▸ **PROBLEM STATEMENT**
The required answer is every line of the data containing the word "return".

═══ INPUT DATA ═══

# tvlearn/evo

Measured on AMD Instinct MI355X. Metric: E-step candidate-state evals/sec (NxS), full EM iteration, higher is better.
Workload: dtype f64; 1 GPU; ES3C D=256 H=512 S=200 N=100k f64 (north-star shape); algo=es3c, N_total=100000, N_rank0=100000, D=256, H=512, S=200, step=10 full EM iterations, world_size_rccl=1, ea=fit/randflip 10 parents x 1 child x 1 gen, states=p_init_Kn=1/H (init_states default), rng=device, mstep=device, parallelism=dp1

## Files before the change

evo_amd/csrc/evo_amd.hip:

```cpp
#include "../../include/evo_amd.h"

#include <dlfcn.h>
#include <math.h>
#include <stdarg.h>
#include <stdio.h>
#include <stdlib.h>
#include <string.h>

#include <chrono>
#include <memory>
#include <string>
#include <type_traits>
#include <vector>

#include "common.hpp"
#include "gemm_f64.hpp"
#include "kernels_bsc.hpp"
#include "kernels_common.hpp"
#include "kernels_evolve.hpp"
#include "kernels_mstep.hpp"
#include "kernels_sssc.hpp"
#include "kernels_sssc_quad.hpp"
#include "kernels_fused.hpp"
#include "kernels_patches.hpp"
#include "kernels_codes.hpp"
#include "kernels_init.hpp"
#include "kernels_generate.hpp"

static thread_local char g_err[512] = "";

static int fail(int code, const char *fmt, ...) {
  va_list ap;
  va_start(ap, fmt);
  vsnprintf(g_err, sizeof(g_err), fmt, ap);
  va_end(ap);
  return code;
}

#define HIP_TRY(expr)                                                                          \
  do {                                                                                         \
    hipError_t _e = (expr);                                                                    \
    if (_e != hipSuccess)                                                                      \
      return fail(EVOAMD_E_HIP, "%s failed: %s (%s:%d)", #expr, hipGetErrorString(_e), __FILE__, \
                  __LINE__);                                                                   \
  } while (0)

static const bool g_dbg_sync = getenv("EVOAMD_DEBUG_SYNC") != nullptr;
#define DBG_SYNC(c, what)                                                    \
  do {                                                                       \
    if (g_dbg_sync) {                                                        \
      fprintf(stderr, "[evoamd] %s ...", what);                              \
      fflush(stderr);                                                        \
      hipError_t _de = hipStreamSynchronize((c)->stream);                    \
      fprintf(stderr, " %s\n", hipGetErrorString(_de));                      \
      fflush(stderr);                                                        \
    }                                                                        \
  } while (0)

#define REQUIRE(cond, msg)                                   \
  do {                                                       \
    if (!(cond)) return fail(EVOAMD_E_INVALID, "%s", msg);   \
  } while (0)
#define REQUIRE_KN(c) \
  REQUIRE(!(c)->kn_lost, "K^n is not on the device: evoamd_init_states stopped at its round cap (upload or initialise K^n first)")

struct RcclId {
  char internal[128];
};
struct RcclApi {
  void *handle = nullptr;
  int (*GetUniqueId)(RcclId *) = nullptr;
  int (*CommInitRank)(void **, int, RcclId, int) = nullptr;
  int (*AllReduce)(const void *, void *, size_t, int, int, void *, hipStream_t) = nullptr;
  int (*CommDestroy)(void *) = nullptr;
  const char *(*GetErrorString)(int) = nullptr;
};
static RcclApi g_rccl;

static int rccl_load() {
  if (g_rccl.handle) return 0;
  const char *names[] = {"librccl.so.1", "librccl.so", "/opt/rocm/lib/librccl.so.1"};
  void *h = nullptr;
  for (const char *nm : names) {
    h = dlopen(nm, RTLD_NOW | RTLD_LOCAL);
    if (h) break;
  }
  if (!h) return fail(EVOAMD_E_RCCL, "cannot dlopen librccl: %s", dlerror());
  g_rccl.GetUniqueId = (int (*)(RcclId *))dlsym(h, "ncclGetUniqueId");
  g_rccl.CommInitRank = (int (*)(void **, int, RcclId, int))dlsym(h, "ncclCommInitRank");
  g_rccl.AllReduce =
      (int (*)(const void *, void *, size_t, int, int, void *, hipStream_t))dlsym(h, "ncclAllReduce");
  g_rccl.CommDestroy = (int (*)(void *))dlsym(h, "ncclCommDestroy");
  g_rccl.GetErrorString = (const char *(*)(int))dlsym(h, "ncclGetErrorString");
  if (!g_rccl.GetUniqueId || !g_rccl.CommInitRank || !g_rccl.AllReduce || !g_rccl.CommDestroy)
    return fail(EVOAMD_E_RCCL, "librccl is missing a required symbol");
  g_rccl.handle = h;
  return 0;
}
#define RCCL_TRY(expr)                                                                         \
  do {                                                                                         \
    int _r = (expr);                                                                           \
    if (_r != 0)                                                                               \
      return fail(EVOAMD_E_RCCL, "%s failed: %s", #expr,                                       \
                  g_rccl.GetErrorString ? g_rccl.GetErrorString(_r) : "?");                    \
  } while (0)

enum {
  KID_LPJ_RES = 0,
  KID_LPJ_CAND,
  KID_LPJ_OVF,
  KID_ROW_LSE,
  KID_VARY_KN,
  KID_STATS,
  KID_STATS_OVF,
  KID_GEMM,
  KID_EVOLVE,
  KID_MISC,
  KID_MSTEP,
  KID_LPJ_PASS,
  KID_STATS_PASS,
  KID_LPJ_K34,
  KID_LPJ_K58,
  KID_LPJ_K9P,
  KID_STATS_K34,
  KID_STATS_K58,
  KID_STATS_K9P,
  KID_ALLREDUCE,
  KID_ESTEP_FUSED,
  KID_PATCHES,
  KID_INIT_STATES,
  KID_COUNT
};

struct TimedSpan {
  hipEvent_t a, b;
  int kid;
};

struct evoamd_ctx {
  int device = 0;
  hipStream_t stream = nullptr;
  hipStream_t stream2 = nullptr;
  hipEvent_t ev_fork = nullptr, ev_join = nullptr;
  bool gemm_forked = false;
  hipStream_t stream_copy = nullptr;
  hipEvent_t ev_theta = nullptr, ev_theta_done = nullptr;
  hipEvent_t ev_mbox = nullptr, ev_bak = nullptr;
  int mbox_side = 1;
  int theta_copy_engine = 0;
  double rel_frac = -1.0;
  bool ar_gemm_pending = false;
  int overlap_gemm = 1;
  int early_fork = -1;
  int bg_unit = 0;
  int fold_clear = 1;
  bool acc_clean = false, clist_clean = false;
  bool wq_copy_valid = false;
  int stats_chunks = 1;
  int n_cu = 256;
  int stats_stage = 1;
  int stats_waves = 0;
  PairBins pbins = {};
  int bins_min = 256;
 int bins_scale = 3;
  int bins_scale_cur = 0;
  int bins_auto = 1;
  bool bins_dirty = false;
  int bins_nwg = 2048;
  int bsc_wave_opt = 1;
  int gemm_ws_opt = 1;
  double *gemm_ws = nullptr;
  size_t gemm_ws_n = 0;
  int pair_bins = 1;
  int gemm_streamk = 1;
  int sk_spare = -1;
  int sssc_prec32 = 0;
  int main_unstaged = 1;
  int sing_screen = 1;
  double *huge = nullptr;
  int *huge_ctl = nullptr;
  int huge_slots = 0, huge_kc = 0;
  int *sing_gen = nullptr;
  int theta_gen = 0;
  int gemm_grouped = 1;
  int gemm_per_xcd = 0;
  double *census = nullptr;
  i64 pre_n = 4;
  hipEvent_t ev_chunk[16] = {};
  bool configured = false, have_data = false, have_params = false, have_cand = false, B_valid = false;
  bool need_known = false;
  bool res_need[3] = {true, true, true};
  double res_cnt[3] = {0, 0, 0};
  bool cand_from_device = false;
  bool lists_clean = false;
  int pending_skip = 0;
  int pays_agreed = -1;
  int k8_mode = -1;
  bool bsc_direct = false;
  bool f32_opt = false, f32 = false;
  float *Yf = nullptr, *Ytf = nullptr, *Wf = nullptr, *Bf = nullptr, *Esf = nullptr;
  i64 ldYt = 0;
  double *Yt = nullptr;
  int b_tn_opt = 1;
  uint8_t *mask_infr = nullptr, *mask_x = nullptr;
  double *Yrec = nullptr;
  bool yrec_valid = false, rec_in_stats = false;
  double *yhat = nullptr, *tmpWt = nullptr;
  size_t yhat_n = 0;
  bool yhat_valid = false;
  bool stats_rows_valid = false;
  bool rec_resident = false, yrec_from_pass = false;
  uint8_t *keep_x = nullptr;
  bool keep_x_valid = false, rec_uses_keep = false;
  uint8_t *row_any = nullptr;
  int merge_select_fused = 0;
  unsigned long long gen = 0, prefetch_gen = ~0ull;
  bool prefetch_lpj = true;
  int spd_block = 0;
  bool use_digest = true;
  bool spd_inverse = true;
  long spd_fallbacks = 0;
  bool rows_fresh = false;
  int model = 0;
  i64 N = 0;
  int D = 0, H = 0, S = 0, S_perm = 0, Cmax = 0, HW = 0, L = 0;
  double *Y = nullptr, *yy = nullptr, *y2sum = nullptr;
  int ldY = 0;
  double *h_acc = nullptr, *h_par = nullptr;
  size_t h_par_n = 0;
  double *h_theta = nullptr;
  double *h_theta_dev = nullptr;
  bool h_theta_fresh = false;
  double *theta_bak = nullptr;
  size_t theta_bak_n = 0;
  bool theta_bak_valid = false;
  unsigned long long mbox_seq = 0;
  unsigned *mbox_counter = nullptr;
  int *h_err = nullptr;
  u64 *states = nullptr, *cand = nullptr;
  u64 *dig = nullptr, *cand_dig = nullptr;
  double *lpj = nullptr, *cand_lpj = nullptr;
  double *lpj_alt = nullptr;
  int *cand_counts = nullptr;
  u64 *cand_raw = nullptr, *dupold = nullptr;
  int *gen_start = nullptr;
  unsigned *flags = nullptr;
  double *rowmax = nullptr, *rowsum = nullptr, *partial = nullptr, *partial2 = nullptr, *diag = nullptr;
  i64 n_partial = 0;
  uint8_t *stage = nullptr;
  size_t stage_bytes = 0;
  double *W = nullptr, *Wt = nullptr, *G = nullptr, *Psi = nullptr, *Bm = nullptr, *mus = nullptr,
         *pilbar_v = nullptr;
  double2 *GP = nullptr;
  double4 *DG = nullptr;
  double4 *D1 = nullptr;
  PairEntry *PT = nullptr;
  double *pies = nullptr;
  double *dpar = nullptr;
  double *h_dpar = nullptr;
  double *colpart = nullptr;
  size_t colpart_n = 0;
  double *gjwork = nullptr;
  double *tmpA = nullptr, *tmpB = nullptr, *tmpC = nullptr;
  double ljc = 0;
  double *acc = nullptr;
  i64 acc_n = 0;
  double *acc_base = nullptr;
  i64 ovf_n = 0;
  double *Es = nullptr;
  int *list1 = nullptr, *list2 = nullptr, *list3 = nullptr, *list_n = nullptr, *err = nullptr;
  int *clist = nullptr, *clist_n = nullptr;
  size_t clist_words = 0;
  OvfRec *ovf_rec = nullptr;
  size_t ovf_rec_n = 0;
  unsigned long long kn_gen = 1, census_gen = 0;
  int census_opt = 1;
  int merge_small = 1;
  int stats_flat = 0;
  int fused_opt = 0;
  double *rowF = nullptr;
  int *rowcnt = nullptr, *defer = nullptr;
  double *fpart = nullptr;
  unsigned long long *fprof = nullptr;
  bool last_estep_fused = false;
  bool reduce_pending = false;
  long fused_calls = 0, unfused_calls = 0;
  int debug_poison_list = 0;
  int debug_fail_stats = 0;
  int census_skip = 0;
  size_t list_words = 0;
  double *tmp_y = nullptr, *tmp_lpj = nullptr;
  u64 *tmp_states = nullptr;
  size_t tmp_states_words = 0, tmp_lpj_n = 0;
  double *patch_img = nullptr, *patch_Y = nullptr;
  size_t patch_img_n = 0, patch_Y_n = 0;
  uint8_t *codes_buf = nullptr;
  size_t codes_bytes = 0;
  unsigned long long rows_kn_gen = 0;
  int codes_path = -1;
  int init_home = -1;
  u64 *init_scratch = nullptr;
  size_t init_scratch_words = 0;
  bool kn_lost = false;
  i64 kn_refill = 0;
  double *gen_par = nullptr, *gen_y = nullptr, *gen_z = nullptr, *gen_ymean = nullptr;
  u64 *gen_sin = nullptr, *gen_s = nullptr;
  size_t gen_par_n = 0, gen_y_n = 0, gen_z_n = 0, gen_ymean_n = 0, gen_sin_n = 0, gen_s_n = 0;
  i64 gen_N = 0;
  int gen_D = 0, gen_H = 0, gen_keep = -1;
  void *comm = nullptr;
  int rank = 0, world = 1;
  bool timing = false;
  unsigned timing_mask = 0xFFFFFFFFu;
  std::vector<TimedSpan> spans;
  std::vector<hipEvent_t> pool;
  double t_ms[KID_COUNT] = {0};
  i64 t_n[KID_COUNT] = {0};
};
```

═══

▸ **TASK ANSWER**
  return code;
      return fail(EVOAMD_E_HIP, "%s failed: %s (%s:%d)", #expr, hipGetErrorString(_e), __FILE__, \
    if (!(cond)) return fail(EVOAMD_E_INVALID, "%s", msg);   \
  if (g_rccl.handle) return 0;
  if (!h) return fail(EVOAMD_E_RCCL, "cannot dlopen librccl: %s", dlerror());
    return fail(EVOAMD_E_RCCL, "librccl is missing a required symbol");
  return 0;
      return fail(EVOAMD_E_RCCL, "%s failed: %s", #expr,                                       \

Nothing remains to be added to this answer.